##### Data shown #####

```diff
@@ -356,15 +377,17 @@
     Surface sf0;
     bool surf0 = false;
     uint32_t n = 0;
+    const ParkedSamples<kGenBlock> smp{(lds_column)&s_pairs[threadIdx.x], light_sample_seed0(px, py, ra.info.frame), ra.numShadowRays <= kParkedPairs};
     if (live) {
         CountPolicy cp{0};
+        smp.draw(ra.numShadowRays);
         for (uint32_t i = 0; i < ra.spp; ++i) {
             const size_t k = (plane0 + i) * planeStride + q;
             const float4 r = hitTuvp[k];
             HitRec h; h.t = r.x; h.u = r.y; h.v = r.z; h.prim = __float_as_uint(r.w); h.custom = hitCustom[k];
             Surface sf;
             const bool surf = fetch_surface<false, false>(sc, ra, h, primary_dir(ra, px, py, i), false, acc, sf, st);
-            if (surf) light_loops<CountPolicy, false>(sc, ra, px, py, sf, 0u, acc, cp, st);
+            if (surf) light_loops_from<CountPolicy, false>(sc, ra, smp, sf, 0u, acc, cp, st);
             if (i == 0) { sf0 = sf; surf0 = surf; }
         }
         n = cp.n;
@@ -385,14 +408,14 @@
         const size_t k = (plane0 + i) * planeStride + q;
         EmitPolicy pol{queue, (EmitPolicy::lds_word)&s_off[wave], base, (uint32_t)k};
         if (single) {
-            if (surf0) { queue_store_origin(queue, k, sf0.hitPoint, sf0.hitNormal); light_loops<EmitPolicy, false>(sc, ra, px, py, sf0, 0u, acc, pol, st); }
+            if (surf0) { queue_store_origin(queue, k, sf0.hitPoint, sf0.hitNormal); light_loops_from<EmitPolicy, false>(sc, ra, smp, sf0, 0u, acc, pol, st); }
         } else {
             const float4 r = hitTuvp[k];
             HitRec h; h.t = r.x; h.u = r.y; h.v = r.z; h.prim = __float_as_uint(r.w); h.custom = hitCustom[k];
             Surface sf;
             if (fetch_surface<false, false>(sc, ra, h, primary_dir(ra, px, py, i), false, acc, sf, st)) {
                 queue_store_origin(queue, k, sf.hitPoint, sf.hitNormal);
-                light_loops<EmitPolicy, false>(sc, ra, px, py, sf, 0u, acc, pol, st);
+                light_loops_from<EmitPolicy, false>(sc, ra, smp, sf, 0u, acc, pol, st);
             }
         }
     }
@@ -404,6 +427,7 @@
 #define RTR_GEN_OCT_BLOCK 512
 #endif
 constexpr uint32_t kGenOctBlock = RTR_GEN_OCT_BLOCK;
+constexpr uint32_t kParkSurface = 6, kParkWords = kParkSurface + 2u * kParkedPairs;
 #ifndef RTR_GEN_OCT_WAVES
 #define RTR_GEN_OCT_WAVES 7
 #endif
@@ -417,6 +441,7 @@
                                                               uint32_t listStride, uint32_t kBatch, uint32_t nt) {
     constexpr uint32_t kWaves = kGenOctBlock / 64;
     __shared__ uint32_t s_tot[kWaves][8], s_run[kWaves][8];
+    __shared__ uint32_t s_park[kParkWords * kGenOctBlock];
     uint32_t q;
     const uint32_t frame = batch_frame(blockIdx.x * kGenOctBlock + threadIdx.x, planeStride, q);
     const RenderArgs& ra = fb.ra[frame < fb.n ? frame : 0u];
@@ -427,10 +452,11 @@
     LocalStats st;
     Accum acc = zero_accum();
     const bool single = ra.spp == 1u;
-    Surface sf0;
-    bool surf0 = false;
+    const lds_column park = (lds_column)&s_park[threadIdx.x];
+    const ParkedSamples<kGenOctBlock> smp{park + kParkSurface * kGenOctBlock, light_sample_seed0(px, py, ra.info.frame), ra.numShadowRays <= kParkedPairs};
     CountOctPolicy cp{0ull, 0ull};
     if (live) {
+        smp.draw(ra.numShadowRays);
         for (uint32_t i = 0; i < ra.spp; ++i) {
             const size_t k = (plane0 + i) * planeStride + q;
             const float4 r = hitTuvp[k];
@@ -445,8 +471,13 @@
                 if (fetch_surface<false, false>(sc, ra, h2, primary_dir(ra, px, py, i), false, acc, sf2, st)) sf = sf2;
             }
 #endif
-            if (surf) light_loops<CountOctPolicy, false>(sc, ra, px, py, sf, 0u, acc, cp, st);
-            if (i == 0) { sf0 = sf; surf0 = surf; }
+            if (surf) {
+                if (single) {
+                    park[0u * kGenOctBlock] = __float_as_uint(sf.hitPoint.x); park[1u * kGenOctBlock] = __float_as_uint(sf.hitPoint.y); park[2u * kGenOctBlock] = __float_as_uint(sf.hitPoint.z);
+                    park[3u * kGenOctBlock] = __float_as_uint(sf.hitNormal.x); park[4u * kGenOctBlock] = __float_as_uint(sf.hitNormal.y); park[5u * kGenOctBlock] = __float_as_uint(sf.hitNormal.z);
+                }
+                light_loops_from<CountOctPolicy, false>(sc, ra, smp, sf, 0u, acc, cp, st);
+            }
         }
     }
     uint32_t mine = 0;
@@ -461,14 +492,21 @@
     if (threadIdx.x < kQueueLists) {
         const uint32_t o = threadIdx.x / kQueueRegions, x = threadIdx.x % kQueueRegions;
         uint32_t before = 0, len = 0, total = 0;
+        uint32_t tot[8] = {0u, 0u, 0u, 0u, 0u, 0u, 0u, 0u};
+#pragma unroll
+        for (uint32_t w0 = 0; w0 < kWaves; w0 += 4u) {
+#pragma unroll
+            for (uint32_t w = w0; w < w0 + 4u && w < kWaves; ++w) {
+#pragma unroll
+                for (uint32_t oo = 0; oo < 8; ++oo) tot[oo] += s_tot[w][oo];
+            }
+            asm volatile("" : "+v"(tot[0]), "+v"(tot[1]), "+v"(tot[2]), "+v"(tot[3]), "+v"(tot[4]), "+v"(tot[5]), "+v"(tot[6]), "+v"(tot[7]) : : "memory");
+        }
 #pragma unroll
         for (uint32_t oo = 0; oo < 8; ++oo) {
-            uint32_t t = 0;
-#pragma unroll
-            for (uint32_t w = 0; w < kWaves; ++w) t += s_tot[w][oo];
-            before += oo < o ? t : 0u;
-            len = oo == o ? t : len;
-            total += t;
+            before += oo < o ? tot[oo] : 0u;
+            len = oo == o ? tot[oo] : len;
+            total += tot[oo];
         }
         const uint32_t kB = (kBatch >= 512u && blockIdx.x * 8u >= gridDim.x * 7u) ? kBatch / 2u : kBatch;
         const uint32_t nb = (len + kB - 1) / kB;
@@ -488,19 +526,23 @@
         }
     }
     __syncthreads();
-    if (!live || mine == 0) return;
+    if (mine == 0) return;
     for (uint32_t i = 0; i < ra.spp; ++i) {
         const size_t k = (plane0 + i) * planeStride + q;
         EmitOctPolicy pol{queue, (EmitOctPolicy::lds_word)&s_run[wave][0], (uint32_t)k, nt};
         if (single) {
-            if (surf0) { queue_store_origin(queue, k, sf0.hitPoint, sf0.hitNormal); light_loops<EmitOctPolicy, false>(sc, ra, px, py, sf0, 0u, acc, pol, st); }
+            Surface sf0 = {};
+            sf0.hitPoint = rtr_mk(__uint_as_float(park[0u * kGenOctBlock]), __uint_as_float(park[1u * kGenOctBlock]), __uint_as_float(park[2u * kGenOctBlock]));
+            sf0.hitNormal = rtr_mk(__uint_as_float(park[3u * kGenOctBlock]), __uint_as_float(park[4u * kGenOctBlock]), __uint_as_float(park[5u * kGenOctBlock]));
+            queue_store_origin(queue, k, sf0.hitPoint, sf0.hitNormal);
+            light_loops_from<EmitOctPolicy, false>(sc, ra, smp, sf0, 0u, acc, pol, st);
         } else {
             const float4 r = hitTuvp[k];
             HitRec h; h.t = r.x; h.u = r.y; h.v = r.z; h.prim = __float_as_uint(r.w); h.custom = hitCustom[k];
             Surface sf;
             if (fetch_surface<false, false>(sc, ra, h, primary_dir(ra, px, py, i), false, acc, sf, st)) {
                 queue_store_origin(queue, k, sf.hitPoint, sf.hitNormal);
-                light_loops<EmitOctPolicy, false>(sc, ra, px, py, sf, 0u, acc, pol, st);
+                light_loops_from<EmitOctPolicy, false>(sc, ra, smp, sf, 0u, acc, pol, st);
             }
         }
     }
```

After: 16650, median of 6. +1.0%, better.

#####

### [Task]
Look at the records above. Copy every line where the string "total" occurs.

### [Solution to the problem]
         uint32_t before = 0, len = 0, total = 0;
-            total += t;
+            total += tot[oo];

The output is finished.